# ABOUT THIS EXERCISE
Which lines in the data below contain the word "volatile"? Pull each of them out.

# DATA SECTION
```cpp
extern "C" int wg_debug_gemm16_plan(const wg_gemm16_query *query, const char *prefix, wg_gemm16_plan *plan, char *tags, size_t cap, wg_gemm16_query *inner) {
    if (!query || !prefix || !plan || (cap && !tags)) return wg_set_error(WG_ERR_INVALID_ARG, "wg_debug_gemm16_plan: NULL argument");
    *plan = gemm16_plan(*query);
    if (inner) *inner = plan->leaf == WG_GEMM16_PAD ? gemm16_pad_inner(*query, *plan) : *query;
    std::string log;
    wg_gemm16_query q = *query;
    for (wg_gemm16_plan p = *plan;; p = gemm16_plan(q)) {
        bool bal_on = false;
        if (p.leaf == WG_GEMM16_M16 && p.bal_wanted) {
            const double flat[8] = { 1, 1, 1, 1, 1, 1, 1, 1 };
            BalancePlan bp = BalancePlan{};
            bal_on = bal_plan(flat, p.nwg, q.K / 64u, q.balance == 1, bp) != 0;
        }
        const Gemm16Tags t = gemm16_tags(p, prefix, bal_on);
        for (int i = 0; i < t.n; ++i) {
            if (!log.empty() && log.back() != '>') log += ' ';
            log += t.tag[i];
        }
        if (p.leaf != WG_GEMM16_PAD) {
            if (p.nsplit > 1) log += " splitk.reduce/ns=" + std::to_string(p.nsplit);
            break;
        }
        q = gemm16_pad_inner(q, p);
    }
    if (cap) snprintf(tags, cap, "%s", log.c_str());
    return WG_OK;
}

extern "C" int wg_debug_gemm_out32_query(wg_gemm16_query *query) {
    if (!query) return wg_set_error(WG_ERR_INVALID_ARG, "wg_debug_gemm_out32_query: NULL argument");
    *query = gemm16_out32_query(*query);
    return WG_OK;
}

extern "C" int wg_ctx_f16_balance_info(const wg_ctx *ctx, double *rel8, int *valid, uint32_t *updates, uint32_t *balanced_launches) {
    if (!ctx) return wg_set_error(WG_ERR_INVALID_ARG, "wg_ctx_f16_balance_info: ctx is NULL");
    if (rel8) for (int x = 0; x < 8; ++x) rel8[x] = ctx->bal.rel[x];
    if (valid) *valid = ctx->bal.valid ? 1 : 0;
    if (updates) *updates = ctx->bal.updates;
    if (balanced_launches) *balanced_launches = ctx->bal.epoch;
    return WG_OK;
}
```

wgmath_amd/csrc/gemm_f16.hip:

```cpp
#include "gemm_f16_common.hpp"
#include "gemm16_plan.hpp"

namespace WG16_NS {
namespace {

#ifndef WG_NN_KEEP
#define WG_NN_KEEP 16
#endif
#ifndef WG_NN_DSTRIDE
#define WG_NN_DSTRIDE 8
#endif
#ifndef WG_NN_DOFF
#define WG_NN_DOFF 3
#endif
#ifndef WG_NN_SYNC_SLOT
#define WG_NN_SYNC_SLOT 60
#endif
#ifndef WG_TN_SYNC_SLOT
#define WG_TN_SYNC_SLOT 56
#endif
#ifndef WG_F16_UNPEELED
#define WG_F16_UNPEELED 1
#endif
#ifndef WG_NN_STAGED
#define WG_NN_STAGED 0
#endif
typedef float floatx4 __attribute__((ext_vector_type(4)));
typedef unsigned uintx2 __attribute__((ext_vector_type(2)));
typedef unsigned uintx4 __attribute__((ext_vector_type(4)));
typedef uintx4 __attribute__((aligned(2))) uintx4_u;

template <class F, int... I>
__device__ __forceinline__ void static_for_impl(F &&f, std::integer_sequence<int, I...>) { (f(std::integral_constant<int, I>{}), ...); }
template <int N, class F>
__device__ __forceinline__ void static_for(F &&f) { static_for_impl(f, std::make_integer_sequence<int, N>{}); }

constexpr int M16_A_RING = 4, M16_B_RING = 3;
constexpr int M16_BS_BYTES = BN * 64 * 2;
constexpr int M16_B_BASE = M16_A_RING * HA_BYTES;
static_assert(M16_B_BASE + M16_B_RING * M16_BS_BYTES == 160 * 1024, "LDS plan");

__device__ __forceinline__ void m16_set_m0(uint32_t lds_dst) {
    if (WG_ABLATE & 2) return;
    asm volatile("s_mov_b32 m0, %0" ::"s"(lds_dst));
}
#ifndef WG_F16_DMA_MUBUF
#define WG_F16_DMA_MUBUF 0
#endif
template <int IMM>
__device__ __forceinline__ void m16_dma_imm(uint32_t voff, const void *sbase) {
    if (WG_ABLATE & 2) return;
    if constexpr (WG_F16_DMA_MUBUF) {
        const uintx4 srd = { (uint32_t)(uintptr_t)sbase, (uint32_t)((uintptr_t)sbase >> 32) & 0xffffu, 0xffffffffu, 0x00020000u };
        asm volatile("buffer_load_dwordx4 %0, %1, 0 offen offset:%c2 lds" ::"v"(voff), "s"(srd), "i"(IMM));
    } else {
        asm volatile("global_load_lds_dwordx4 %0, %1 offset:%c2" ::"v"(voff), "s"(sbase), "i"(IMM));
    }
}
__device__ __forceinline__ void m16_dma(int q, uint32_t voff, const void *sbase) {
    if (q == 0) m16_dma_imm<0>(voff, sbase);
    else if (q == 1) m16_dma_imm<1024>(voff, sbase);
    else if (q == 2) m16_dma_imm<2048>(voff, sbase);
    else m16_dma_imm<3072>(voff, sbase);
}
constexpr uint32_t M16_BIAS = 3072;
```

==

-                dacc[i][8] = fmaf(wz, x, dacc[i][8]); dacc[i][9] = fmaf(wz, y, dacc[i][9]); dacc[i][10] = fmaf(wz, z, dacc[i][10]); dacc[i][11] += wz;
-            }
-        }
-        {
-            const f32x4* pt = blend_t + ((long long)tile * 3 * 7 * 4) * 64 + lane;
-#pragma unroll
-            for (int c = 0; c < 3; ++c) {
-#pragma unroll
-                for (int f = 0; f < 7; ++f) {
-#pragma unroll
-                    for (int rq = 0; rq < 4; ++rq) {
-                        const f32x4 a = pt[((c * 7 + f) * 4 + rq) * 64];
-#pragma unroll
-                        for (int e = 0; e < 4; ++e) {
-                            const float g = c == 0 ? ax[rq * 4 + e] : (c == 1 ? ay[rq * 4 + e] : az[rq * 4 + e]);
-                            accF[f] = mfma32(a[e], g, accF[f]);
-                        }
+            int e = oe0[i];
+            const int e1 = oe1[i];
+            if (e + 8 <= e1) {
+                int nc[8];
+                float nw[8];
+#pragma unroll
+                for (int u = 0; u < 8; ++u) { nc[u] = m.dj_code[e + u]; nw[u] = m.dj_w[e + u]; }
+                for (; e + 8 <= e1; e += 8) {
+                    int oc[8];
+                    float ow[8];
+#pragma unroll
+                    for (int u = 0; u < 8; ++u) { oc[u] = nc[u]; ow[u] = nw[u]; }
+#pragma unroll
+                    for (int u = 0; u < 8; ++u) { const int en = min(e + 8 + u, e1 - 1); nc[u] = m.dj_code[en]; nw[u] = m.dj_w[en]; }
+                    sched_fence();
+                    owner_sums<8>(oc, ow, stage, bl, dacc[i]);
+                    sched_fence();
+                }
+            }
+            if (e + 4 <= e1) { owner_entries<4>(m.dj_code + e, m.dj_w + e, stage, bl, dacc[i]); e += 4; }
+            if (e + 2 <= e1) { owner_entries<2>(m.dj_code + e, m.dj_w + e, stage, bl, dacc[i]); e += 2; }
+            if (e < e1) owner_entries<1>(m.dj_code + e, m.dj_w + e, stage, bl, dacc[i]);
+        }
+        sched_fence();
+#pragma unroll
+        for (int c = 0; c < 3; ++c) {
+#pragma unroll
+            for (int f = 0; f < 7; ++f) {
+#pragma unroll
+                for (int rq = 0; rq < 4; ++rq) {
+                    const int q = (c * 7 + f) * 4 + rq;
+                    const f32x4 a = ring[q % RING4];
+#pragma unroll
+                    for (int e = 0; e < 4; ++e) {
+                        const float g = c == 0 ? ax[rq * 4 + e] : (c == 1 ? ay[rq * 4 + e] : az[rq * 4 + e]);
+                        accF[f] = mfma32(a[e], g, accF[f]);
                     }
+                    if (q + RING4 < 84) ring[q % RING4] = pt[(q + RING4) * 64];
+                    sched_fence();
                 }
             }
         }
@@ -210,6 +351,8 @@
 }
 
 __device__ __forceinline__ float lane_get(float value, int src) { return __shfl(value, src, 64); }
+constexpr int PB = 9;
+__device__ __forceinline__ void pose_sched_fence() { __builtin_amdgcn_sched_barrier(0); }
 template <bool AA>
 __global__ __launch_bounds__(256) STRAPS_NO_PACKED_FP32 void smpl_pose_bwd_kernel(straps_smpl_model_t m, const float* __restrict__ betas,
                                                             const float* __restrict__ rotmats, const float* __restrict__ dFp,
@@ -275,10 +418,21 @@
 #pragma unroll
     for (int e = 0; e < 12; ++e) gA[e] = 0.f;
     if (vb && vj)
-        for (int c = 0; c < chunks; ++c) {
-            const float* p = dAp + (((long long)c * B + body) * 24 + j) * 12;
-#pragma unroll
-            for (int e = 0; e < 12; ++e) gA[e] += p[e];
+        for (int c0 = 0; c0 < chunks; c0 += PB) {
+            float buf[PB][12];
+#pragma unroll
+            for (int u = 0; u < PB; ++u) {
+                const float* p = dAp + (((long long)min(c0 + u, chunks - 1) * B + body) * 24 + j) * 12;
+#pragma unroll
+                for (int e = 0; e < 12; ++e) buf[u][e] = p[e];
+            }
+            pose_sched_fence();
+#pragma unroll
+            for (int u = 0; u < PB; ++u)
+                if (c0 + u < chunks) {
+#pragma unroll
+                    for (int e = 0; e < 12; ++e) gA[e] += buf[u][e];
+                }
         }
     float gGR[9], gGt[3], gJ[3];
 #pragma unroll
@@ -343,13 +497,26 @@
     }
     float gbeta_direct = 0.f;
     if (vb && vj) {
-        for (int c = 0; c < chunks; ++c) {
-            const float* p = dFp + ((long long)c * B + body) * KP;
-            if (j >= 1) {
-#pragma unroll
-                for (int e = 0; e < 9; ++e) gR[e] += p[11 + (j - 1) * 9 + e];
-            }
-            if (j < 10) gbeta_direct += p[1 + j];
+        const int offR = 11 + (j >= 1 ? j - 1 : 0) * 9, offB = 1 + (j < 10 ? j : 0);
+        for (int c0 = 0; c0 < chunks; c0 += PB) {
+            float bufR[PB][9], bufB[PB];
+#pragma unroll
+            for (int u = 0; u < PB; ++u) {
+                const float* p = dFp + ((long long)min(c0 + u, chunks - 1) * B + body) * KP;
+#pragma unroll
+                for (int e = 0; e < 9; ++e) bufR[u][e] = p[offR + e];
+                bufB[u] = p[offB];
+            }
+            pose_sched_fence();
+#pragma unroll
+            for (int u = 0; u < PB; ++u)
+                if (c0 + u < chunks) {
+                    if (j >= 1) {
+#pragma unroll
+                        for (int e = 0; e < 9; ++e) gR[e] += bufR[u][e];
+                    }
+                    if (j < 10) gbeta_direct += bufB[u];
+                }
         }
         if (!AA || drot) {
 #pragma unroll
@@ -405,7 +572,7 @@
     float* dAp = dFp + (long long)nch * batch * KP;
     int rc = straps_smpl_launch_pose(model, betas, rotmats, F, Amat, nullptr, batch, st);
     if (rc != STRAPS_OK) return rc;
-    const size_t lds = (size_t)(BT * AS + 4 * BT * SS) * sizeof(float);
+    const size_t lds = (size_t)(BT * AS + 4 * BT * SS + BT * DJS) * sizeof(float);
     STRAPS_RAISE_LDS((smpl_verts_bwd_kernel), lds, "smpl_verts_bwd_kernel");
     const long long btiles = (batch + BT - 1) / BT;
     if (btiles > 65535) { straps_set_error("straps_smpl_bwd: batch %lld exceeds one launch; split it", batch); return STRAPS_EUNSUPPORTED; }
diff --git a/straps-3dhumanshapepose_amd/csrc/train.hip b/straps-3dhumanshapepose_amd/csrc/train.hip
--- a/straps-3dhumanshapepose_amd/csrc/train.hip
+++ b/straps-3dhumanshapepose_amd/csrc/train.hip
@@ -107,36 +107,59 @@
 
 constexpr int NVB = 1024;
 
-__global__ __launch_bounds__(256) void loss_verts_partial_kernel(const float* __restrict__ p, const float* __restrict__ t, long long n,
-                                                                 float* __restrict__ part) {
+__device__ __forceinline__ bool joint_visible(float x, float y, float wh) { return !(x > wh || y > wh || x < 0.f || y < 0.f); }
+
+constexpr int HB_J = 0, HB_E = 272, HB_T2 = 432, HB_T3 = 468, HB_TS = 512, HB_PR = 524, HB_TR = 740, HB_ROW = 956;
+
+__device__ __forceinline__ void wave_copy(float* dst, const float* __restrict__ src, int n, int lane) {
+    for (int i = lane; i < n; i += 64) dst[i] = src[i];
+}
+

# SOLUTION TO THE EXERCISE
    asm volatile("s_mov_b32 m0, %0" ::"s"(lds_dst));
        asm volatile("buffer_load_dwordx4 %0, %1, 0 offen offset:%c2 lds" ::"v"(voff), "s"(srd), "i"(IMM));
        asm volatile("global_load_lds_dwordx4 %0, %1 offset:%c2" ::"v"(voff), "s"(sbase), "i"(IMM));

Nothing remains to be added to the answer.